## Exercise aim
Two lines below mark the span: the one containing "prof[5] += clk();" and the one containing "constexpr int kBSlice = BN / kCluster;". Set down both, plus every line between, exactly as they stand, and nothing else.
Information given section start
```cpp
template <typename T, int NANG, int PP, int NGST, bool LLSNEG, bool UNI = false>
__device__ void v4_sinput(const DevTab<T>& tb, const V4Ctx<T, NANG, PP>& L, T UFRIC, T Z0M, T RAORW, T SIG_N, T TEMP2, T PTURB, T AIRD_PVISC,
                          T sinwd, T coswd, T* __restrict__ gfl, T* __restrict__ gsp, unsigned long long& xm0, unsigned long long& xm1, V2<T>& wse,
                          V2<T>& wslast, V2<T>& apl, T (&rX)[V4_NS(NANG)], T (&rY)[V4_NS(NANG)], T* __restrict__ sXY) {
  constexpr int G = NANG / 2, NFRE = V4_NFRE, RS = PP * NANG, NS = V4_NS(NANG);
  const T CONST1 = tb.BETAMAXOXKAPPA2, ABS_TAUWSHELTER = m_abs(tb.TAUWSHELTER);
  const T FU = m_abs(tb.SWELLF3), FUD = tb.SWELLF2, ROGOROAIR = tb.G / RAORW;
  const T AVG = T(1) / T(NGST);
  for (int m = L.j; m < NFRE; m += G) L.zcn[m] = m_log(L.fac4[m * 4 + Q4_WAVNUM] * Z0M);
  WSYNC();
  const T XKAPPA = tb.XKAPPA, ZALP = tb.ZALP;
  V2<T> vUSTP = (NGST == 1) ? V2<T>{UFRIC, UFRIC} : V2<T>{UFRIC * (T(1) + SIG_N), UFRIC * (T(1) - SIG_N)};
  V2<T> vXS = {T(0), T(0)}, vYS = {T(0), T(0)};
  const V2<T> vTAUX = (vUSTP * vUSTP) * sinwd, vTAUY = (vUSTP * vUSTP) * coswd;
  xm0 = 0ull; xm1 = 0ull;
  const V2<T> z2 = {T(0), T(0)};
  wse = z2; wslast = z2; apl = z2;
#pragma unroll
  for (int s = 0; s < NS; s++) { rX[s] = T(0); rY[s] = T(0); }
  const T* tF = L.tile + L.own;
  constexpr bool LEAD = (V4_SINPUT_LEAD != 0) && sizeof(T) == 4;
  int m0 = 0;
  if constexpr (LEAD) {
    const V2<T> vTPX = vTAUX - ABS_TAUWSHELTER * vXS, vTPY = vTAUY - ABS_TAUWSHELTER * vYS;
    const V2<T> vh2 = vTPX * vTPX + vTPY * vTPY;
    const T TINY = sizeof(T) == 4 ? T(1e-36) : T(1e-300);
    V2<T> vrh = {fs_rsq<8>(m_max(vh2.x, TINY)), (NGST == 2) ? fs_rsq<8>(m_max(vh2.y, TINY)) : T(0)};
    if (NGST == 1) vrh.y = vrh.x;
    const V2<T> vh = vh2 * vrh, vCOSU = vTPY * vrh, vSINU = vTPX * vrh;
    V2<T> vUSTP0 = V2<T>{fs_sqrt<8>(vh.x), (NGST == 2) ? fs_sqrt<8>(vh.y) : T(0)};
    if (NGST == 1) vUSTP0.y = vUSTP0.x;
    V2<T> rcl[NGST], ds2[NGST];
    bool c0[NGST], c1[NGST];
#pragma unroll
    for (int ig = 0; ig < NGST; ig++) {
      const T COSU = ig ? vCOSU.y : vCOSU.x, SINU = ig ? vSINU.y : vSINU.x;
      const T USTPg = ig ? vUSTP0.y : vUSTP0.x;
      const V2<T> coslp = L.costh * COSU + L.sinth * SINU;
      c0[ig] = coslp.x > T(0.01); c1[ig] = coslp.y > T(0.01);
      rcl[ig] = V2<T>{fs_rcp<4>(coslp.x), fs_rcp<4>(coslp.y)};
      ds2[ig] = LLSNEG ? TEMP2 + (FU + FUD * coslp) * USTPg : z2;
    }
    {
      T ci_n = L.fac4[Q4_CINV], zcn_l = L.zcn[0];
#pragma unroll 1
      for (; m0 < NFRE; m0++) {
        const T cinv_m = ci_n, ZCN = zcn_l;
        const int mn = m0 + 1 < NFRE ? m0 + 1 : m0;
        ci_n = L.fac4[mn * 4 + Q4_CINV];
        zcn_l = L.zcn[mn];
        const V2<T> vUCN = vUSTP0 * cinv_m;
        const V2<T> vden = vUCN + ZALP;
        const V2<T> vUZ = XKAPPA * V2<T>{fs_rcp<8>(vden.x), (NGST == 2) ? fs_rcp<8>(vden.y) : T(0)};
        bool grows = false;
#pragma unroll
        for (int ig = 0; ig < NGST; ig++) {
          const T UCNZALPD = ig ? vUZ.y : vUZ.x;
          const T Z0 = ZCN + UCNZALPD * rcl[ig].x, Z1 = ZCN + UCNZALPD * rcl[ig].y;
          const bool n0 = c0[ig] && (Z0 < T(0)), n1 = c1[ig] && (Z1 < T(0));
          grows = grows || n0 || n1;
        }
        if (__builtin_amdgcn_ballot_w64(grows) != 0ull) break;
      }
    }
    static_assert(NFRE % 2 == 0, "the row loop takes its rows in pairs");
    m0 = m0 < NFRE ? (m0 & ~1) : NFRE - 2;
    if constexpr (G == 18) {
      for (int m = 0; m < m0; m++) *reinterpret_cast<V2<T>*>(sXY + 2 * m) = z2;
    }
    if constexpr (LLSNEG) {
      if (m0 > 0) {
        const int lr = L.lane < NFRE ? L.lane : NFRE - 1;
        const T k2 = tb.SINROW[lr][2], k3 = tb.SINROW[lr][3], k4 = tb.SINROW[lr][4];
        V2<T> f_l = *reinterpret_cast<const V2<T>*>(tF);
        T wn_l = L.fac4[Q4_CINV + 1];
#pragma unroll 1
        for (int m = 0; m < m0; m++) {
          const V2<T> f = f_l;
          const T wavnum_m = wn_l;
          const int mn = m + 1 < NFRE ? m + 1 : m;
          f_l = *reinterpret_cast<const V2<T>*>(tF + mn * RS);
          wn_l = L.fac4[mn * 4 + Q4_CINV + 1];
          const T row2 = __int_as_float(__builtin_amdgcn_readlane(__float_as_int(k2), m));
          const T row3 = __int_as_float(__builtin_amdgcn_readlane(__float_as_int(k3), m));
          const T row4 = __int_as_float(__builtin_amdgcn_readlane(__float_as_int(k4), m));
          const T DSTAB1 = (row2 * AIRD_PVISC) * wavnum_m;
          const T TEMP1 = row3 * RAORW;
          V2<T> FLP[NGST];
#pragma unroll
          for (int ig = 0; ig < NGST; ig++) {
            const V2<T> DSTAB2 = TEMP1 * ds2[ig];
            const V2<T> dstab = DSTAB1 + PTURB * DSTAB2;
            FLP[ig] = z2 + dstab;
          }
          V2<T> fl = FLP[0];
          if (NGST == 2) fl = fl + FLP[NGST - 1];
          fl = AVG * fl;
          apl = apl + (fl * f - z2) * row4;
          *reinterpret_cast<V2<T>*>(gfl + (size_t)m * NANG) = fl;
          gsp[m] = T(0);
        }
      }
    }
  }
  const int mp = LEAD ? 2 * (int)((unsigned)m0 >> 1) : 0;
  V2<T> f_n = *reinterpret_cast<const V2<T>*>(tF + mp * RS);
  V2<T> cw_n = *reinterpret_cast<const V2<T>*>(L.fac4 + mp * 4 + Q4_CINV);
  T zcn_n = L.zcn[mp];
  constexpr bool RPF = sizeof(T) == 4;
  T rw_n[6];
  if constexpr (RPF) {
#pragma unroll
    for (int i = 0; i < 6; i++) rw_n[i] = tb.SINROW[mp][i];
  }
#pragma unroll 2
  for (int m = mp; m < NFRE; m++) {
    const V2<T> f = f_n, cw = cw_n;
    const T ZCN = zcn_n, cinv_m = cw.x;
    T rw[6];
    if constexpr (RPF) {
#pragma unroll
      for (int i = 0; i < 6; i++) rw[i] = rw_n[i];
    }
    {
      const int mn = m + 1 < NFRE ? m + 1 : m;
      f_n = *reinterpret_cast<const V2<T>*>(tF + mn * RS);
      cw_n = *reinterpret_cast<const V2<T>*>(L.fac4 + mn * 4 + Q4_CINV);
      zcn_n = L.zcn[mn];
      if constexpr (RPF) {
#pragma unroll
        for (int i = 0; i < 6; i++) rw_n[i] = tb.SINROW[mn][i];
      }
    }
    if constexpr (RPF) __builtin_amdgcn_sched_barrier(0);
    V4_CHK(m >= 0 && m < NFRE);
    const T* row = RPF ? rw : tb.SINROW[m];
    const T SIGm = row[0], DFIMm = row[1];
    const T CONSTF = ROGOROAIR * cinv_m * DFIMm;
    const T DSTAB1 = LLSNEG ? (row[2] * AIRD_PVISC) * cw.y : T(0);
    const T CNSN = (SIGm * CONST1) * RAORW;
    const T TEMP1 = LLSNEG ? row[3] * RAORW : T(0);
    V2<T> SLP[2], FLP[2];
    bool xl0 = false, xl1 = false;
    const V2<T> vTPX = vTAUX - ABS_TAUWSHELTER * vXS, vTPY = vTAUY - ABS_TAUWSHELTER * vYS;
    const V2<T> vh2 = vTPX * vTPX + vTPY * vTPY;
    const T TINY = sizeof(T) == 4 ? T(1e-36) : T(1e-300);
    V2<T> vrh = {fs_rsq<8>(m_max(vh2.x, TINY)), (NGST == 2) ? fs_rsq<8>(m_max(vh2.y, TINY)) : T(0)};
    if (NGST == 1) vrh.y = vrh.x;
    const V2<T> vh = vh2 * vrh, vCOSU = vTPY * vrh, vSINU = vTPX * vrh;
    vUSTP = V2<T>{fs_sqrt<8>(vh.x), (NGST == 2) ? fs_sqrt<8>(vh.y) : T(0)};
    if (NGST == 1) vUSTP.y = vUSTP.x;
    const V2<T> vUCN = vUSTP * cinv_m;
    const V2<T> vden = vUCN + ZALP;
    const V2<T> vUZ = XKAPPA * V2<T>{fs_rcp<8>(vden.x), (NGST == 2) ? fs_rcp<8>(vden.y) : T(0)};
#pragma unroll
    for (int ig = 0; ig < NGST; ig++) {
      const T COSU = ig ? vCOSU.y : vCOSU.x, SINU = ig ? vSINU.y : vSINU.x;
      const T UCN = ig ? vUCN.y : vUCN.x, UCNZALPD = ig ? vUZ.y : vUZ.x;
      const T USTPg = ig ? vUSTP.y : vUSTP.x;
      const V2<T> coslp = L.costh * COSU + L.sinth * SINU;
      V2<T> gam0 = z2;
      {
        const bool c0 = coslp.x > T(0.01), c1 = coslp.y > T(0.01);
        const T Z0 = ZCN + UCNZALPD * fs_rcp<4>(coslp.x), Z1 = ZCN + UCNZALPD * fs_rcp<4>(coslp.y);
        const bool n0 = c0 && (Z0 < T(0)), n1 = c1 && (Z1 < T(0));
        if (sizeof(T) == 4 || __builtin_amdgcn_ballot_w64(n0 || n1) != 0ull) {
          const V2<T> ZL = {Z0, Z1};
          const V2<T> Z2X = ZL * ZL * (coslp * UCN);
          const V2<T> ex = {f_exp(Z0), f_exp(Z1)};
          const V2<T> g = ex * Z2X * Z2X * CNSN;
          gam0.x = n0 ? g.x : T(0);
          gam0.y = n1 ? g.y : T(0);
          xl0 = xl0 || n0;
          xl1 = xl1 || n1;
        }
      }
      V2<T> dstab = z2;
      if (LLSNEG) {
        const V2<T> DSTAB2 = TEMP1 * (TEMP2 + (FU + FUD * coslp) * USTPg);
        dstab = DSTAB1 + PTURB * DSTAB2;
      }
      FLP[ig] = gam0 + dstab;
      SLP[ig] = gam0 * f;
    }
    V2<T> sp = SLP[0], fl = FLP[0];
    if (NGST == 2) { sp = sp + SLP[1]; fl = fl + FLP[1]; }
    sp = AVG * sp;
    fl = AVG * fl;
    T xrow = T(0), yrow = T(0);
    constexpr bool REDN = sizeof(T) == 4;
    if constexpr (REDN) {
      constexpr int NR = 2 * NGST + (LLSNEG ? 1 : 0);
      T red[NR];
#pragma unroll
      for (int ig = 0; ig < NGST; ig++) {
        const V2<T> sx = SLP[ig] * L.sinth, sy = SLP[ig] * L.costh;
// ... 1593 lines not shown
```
Information given section end
Information given section start
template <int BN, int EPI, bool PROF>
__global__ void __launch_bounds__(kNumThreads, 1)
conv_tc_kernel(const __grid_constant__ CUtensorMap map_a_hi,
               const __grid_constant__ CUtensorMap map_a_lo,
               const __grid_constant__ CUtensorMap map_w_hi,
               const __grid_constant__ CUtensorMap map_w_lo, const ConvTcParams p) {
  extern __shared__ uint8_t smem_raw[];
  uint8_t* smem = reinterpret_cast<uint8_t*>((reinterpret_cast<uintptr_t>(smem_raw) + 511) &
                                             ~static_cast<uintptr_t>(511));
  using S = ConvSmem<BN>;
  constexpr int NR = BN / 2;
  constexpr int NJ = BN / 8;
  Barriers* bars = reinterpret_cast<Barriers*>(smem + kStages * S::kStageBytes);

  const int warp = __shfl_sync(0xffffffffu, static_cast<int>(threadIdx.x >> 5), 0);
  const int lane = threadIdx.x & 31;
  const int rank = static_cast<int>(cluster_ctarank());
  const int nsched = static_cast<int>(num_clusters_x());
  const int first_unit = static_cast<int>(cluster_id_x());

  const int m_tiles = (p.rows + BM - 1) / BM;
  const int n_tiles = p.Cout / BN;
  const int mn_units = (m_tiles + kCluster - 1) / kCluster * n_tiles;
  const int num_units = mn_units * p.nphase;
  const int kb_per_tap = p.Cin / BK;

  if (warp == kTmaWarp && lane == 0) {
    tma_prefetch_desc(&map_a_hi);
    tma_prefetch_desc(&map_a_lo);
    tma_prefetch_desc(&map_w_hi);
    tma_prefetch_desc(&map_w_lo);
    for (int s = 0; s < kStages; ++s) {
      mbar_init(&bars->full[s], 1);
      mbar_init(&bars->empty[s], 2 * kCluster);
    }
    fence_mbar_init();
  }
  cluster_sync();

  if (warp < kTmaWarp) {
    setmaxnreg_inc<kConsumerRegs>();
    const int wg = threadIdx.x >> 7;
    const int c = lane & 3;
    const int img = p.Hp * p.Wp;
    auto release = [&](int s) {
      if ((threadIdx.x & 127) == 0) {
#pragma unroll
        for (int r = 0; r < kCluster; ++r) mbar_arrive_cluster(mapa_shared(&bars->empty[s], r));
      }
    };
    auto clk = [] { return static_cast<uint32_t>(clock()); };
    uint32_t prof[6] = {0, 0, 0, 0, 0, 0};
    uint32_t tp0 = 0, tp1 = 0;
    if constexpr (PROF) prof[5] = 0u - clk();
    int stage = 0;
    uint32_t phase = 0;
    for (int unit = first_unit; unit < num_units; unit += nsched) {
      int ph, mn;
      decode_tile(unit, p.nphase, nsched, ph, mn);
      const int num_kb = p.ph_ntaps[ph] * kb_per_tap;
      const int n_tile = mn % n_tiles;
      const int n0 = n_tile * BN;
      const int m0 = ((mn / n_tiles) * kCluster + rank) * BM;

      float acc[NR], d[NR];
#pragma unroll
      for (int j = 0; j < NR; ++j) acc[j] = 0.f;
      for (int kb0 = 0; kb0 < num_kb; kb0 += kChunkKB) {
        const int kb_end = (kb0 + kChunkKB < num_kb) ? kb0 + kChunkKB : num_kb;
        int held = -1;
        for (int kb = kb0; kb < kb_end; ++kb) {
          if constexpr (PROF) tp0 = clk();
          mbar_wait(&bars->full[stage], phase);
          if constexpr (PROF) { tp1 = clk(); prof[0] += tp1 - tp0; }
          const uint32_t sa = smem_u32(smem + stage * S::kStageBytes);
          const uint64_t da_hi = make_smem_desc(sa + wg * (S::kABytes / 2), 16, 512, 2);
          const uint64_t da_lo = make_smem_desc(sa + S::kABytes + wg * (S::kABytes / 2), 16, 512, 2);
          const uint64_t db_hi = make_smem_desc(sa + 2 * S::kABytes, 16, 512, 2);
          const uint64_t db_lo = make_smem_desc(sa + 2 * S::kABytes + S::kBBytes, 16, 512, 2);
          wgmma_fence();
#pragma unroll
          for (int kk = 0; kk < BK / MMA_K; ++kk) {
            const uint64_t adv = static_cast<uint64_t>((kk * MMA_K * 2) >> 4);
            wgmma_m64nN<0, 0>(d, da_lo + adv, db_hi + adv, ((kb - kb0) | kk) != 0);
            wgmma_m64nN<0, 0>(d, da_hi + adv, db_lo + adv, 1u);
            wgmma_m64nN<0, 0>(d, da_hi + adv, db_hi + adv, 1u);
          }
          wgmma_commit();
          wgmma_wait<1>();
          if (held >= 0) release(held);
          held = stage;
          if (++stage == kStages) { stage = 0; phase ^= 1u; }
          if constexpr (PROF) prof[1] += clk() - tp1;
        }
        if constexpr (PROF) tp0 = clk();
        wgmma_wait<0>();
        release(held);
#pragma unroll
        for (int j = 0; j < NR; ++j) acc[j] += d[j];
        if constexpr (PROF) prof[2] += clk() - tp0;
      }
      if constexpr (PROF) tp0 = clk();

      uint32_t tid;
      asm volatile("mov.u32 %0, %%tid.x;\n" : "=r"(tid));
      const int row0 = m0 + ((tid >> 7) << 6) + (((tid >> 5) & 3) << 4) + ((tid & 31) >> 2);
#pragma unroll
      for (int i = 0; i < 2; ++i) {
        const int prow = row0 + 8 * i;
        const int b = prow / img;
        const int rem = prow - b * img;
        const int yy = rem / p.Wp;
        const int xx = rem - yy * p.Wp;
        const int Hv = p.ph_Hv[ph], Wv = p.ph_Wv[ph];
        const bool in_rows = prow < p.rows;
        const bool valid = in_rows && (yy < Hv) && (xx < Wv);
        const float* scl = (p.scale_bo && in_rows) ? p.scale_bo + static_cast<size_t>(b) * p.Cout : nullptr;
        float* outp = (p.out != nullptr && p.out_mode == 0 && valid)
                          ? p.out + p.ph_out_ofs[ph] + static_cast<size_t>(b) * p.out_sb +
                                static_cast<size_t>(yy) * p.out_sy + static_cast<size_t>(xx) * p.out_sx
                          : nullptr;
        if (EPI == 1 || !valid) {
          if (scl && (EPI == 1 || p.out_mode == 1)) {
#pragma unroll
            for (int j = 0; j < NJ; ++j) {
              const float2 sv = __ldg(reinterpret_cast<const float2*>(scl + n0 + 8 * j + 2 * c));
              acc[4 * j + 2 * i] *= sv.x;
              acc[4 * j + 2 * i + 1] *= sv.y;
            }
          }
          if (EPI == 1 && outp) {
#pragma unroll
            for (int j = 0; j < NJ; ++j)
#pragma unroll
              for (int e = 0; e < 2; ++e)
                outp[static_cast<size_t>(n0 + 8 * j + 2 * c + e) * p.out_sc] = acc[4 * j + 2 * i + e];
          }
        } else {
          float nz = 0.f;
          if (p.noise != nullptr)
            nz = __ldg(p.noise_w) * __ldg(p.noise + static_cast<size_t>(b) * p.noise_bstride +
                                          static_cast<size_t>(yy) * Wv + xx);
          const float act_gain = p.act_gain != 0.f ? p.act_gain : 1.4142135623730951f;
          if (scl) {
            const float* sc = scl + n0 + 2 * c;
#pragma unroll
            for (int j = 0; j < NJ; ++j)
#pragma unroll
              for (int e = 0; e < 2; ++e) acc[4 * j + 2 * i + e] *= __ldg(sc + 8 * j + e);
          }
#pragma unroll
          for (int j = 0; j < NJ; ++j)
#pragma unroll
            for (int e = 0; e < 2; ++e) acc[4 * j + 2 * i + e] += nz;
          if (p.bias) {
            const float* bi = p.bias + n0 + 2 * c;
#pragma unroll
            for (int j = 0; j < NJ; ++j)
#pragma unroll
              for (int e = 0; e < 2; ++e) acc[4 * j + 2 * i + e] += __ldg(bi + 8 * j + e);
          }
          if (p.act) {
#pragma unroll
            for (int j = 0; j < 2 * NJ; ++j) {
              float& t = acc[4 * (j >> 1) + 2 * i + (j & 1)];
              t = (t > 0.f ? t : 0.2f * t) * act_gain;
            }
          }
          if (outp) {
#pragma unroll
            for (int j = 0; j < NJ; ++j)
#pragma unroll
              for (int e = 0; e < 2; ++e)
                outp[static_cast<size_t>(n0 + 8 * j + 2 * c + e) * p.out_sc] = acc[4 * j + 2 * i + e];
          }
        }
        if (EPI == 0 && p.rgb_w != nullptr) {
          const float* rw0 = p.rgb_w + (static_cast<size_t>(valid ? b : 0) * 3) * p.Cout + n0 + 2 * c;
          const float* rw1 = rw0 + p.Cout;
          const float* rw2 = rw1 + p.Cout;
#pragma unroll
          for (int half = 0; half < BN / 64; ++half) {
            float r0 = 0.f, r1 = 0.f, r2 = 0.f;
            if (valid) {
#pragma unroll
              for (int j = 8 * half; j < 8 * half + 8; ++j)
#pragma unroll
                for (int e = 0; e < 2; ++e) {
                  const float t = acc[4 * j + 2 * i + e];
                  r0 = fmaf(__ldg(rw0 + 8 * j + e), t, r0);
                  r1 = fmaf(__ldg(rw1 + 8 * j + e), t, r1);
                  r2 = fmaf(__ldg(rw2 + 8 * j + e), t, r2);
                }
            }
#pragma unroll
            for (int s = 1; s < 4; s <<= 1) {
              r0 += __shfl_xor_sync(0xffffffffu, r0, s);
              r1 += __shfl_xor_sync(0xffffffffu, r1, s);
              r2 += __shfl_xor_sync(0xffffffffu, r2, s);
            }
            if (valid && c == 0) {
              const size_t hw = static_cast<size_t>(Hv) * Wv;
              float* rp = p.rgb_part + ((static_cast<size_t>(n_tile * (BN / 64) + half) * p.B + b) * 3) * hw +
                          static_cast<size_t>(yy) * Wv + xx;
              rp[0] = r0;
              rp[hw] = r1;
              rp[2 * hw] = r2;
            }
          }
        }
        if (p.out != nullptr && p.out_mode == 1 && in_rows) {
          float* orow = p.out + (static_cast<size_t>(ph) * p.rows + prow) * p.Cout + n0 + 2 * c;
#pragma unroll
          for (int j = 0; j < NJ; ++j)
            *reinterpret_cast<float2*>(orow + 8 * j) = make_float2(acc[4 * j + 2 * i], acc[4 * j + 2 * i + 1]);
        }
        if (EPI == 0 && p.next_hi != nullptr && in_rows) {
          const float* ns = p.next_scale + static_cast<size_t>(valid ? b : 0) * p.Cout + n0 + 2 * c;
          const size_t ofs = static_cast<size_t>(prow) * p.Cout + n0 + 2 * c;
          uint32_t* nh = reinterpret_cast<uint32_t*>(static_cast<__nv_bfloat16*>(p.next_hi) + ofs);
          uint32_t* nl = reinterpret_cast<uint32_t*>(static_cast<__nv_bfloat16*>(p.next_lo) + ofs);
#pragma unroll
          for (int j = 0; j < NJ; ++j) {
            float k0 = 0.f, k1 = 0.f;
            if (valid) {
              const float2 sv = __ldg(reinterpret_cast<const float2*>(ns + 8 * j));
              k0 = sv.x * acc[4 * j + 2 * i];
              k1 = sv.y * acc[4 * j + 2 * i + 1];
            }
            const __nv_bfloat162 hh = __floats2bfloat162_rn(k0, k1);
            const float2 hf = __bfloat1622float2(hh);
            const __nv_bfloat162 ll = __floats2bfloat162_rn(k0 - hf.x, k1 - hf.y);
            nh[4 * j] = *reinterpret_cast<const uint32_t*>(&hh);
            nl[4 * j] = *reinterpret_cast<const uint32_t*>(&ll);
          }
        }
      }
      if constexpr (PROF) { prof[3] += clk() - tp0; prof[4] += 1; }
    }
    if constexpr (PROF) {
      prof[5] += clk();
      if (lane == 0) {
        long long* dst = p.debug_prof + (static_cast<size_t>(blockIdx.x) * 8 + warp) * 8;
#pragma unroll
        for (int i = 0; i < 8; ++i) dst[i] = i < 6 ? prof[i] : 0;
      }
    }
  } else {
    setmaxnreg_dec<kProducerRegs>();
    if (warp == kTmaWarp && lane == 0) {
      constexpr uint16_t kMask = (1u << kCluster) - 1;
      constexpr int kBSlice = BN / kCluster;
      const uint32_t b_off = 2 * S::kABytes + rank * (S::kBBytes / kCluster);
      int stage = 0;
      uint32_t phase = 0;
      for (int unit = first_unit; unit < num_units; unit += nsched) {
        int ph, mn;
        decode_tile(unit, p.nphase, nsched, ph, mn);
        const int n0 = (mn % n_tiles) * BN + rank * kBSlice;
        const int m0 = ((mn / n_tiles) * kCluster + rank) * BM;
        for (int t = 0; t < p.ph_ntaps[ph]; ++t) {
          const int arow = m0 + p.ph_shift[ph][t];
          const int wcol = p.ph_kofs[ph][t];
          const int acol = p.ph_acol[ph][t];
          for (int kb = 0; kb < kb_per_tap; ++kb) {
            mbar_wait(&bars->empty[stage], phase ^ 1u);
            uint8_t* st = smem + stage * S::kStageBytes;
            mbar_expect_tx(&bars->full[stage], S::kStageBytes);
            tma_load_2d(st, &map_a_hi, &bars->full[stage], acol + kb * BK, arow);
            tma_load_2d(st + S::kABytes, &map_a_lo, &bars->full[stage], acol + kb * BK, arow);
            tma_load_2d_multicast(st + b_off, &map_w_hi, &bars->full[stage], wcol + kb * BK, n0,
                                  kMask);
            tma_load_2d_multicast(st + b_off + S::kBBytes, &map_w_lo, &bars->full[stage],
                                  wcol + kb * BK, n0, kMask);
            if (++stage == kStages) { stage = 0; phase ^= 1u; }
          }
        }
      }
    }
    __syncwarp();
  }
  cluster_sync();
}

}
Information given section end
## Answer section
      prof[5] += clk();
      if (lane == 0) {
        long long* dst = p.debug_prof + (static_cast<size_t>(blockIdx.x) * 8 + warp) * 8;
#pragma unroll
        for (int i = 0; i < 8; ++i) dst[i] = i < 6 ? prof[i] : 0;
      }
    }
  } else {
    setmaxnreg_dec<kProducerRegs>();
    if (warp == kTmaWarp && lane == 0) {
      constexpr uint16_t kMask = (1u << kCluster) - 1;
      constexpr int kBSlice = BN / kCluster;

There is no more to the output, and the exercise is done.